## TASK STATEMENT
Pull every line containing "kFlagPacketPrimary" out of the material below.

## EXTRACTED MATERIAL
int rfw_hip_resize(void* inst, uint32_t w, uint32_t h, double)
{
    LOCK(inst);
    if (w == 0 || h == 0) return fail(I, RFW_HIP_E_INVALID, "resize: zero size");
    if (scene_of(I)->p2p.data && (w != I->width || h != I->height)) return fail(I, RFW_HIP_E_STATE, "resize: disconnect the p2p exchange first (its buffers are sized for the frame)");
    HIP_TRY(I, hipSetDevice(I->device));
    HIP_TRY(I, hipStreamSynchronize(I->stream));
    for (Instance* c : I->slots) {
        const int rc = rfw_hip_resize(c, w, h, 1.0);
        if (rc != RFW_HIP_OK) return fail(I, rc, c->err);
    }
    I->restart = true;
    I->width = w;
    I->height = h;
    I->deferred = Instance::Deferred(); I->acc_source = nullptr; I->presented_valid = false;
    const int arc = alloc_paths(I);
    if (arc == RFW_HIP_OK && (scene_of(I)->comm || scene_of(I)->loop)) {
        const size_t n = (size_t)I->capacity * I->max_batch * 3u;
        HIP_TRY(I, I->d_send.ensure(n));
        HIP_TRY(I, I->d_recv.ensure(n * I->world));
    }
    return arc;
}


int rfw_hip_reset_accumulation(void* inst)
{
    LOCK(inst);
    I->sample_count = 0;
    I->restart = true;
    return RFW_HIP_OK;
}

int rfw_hip_set_option(void* inst, const char* key, double value)
{
    LOCK(inst);
    if (!key) return fail(I, RFW_HIP_E_INVALID, "set_option: null key");
    const std::string k(key);
    if (k == "max_path_length") I->max_path_length = std::max<uint32_t>(1, std::min<uint32_t>((uint32_t)value, kMaxBounces));
    else if (k == "clamp_value") I->clamp_value = (float)value;
    else if (k == "nee") I->flags = value != 0.0 ? (I->flags & ~RFW_HIP_FLAG_NO_NEE) : (I->flags | RFW_HIP_FLAG_NO_NEE);
    else if (k == "count_traversal") I->flags = value != 0.0 ? (I->flags | RFW_HIP_FLAG_COUNT_TRAVERSAL) : (I->flags & ~RFW_HIP_FLAG_COUNT_TRAVERSAL);
    else if (k == "shadow_order") {
        I->flags &= ~(kFlagNearFirstDirectional | kFlagFarFirstPositional);
        if ((int)value == 1) I->flags |= kFlagNearFirstDirectional;
        else if ((int)value == 2) I->flags |= kFlagFarFirstPositional;
    }
    else if (k == "packet_trace") {
        I->flags &= ~(kFlagPacketPrimary | kFlagPacketShadow | kFlagPacketShadowFar);
        I->packet_auto = false;
        if ((int)value & 1) I->flags |= kFlagPacketPrimary;
        if ((int)value & 2) I->flags |= kFlagPacketShadow;
        if ((int)value & 4) I->flags |= kFlagPacketShadowFar;
        if (blas_wide_wanted(I, I->n_tris) && !I->d_blas_wide.ptr && I->n_tris) {
            for (auto& kv : I->meshes) kv.second.dirty = true;
            I->meshes_dirty = true;
            I->layout_valid = false;
        }
    }
    else if (k == "shade_group") {
        if ((int)value != 0 && (int)value != 256 && (int)value != 512) return fail(I, RFW_HIP_E_INVALID, "set_option: shade_group is 0, 256 or 512");
        I->shade_group = (int)value;
    }
    else if (k == "tlas_fused") I->tlas_fused = std::max(0, std::min(2, (int)value));
    else if (k == "sample_count") I->sample_count = (uint32_t)value;
    else if (k == "ao_samples" || k == "ao_radius") {
        if (k == "ao_samples") {
            if (!(value >= 1.0 && value <= (double)kAoMaxSamples)) return fail(I, RFW_HIP_E_INVALID, "set_option: ao_samples is 1 ... 8");
            I->ao_samples = (uint32_t)value;
        } else {
            if (!(value >= 0.0) || !std::isfinite(value)) return fail(I, RFW_HIP_E_INVALID, "set_option: ao_radius is >= 0 (0 = automatic)");
            I->ao_radius = (float)value;
        }
        I->sample_count = 0;
        I->restart = true;
    }
    else if (k == "denoise" || k == "denoise_colour") {
        if (k == "denoise") {
            if (!(value >= 0.0 && value <= (double)kDenoiseMaxPasses) || value != std::floor(value)) return fail(I, RFW_HIP_E_INVALID, "set_option: denoise is 0 (off) or 1 ... 5 passes");
            if ((uint32_t)value == I->denoise) return RFW_HIP_OK;
            I->denoise = (uint32_t)value;
        } else {
            if (!(value > 0.0) || !std::isfinite(value) || !((float)value > 0.0f) || !std::isfinite((float)value)) return fail(I, RFW_HIP_E_INVALID, "set_option: denoise_colour is > 0");
            if ((float)value == I->denoise_colour) return RFW_HIP_OK;
            I->denoise_colour = (float)value;
        }
        I->sample_count = 0;
        I->restart = true;
    }
    else if (k == "denoise_form") {
        if (value != 0.0 && value != 1.0 && value != 2.0) return fail(I, RFW_HIP_E_INVALID, "set_option: denoise_form is 0, 1 or 2");
        I->denoise_form = (uint32_t)value;
    }
    else if (k == "gather_format") {
        if (value < 0 || value > 2) return fail(I, RFW_HIP_E_INVALID, "set_option: gather_format is 0, 1 or 2");
        I->gather_format = (uint32_t)value;
        for (uint32_t q = 0; q <= I->slots.size(); q++) {
            Instance* c = slot_ptr(I, q);
            c->deferred = Instance::Deferred(); c->acc_source = nullptr; c->presented_valid = false;
        }
    }
    else if (k == "present_rank") I->present_rank = (int)value;
    else if (k == "timing") I->timing = value != 0.0;
    else if (k == "sort_extension_rays") I->sort_extension_rays = std::max(0, std::min(2, (int)value));
    else if (k == "texture_array") { I->texture_array = value != 0.0; I->tex_offsets.clear(); }
    else if (k == "spill_rows") {
        I->spill_rows = std::min<uint32_t>((uint32_t)std::max(0.0, value), (uint32_t)kStackSpill);
        clear_overflow(I);
    }
    else if (k == "sky_r") I->sky[0] = (float)value;
    else if (k == "sky_g") I->sky[1] = (float)value;
// ... 131 lines not shown
        Instance* c = slot_ptr(I, (uint32_t)k);
        if (c->download_dst.empty()) continue;
        if (host_ptr && std::find(c->download_dst.begin(), c->download_dst.end(), host_ptr) == c->download_dst.end()) continue;
        HIP_TRY(I, hipEventSynchronize(c->download_done));
        c->download_dst.clear();
    }
    return RFW_HIP_OK;
}
int rfw_hip_wait_downloads(void* inst) { return rfw_hip_wait_download(inst, nullptr); }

## SOLUTION TO THIS PROBLEM
        I->flags &= ~(kFlagPacketPrimary | kFlagPacketShadow | kFlagPacketShadowFar);
        if ((int)value & 1) I->flags |= kFlagPacketPrimary;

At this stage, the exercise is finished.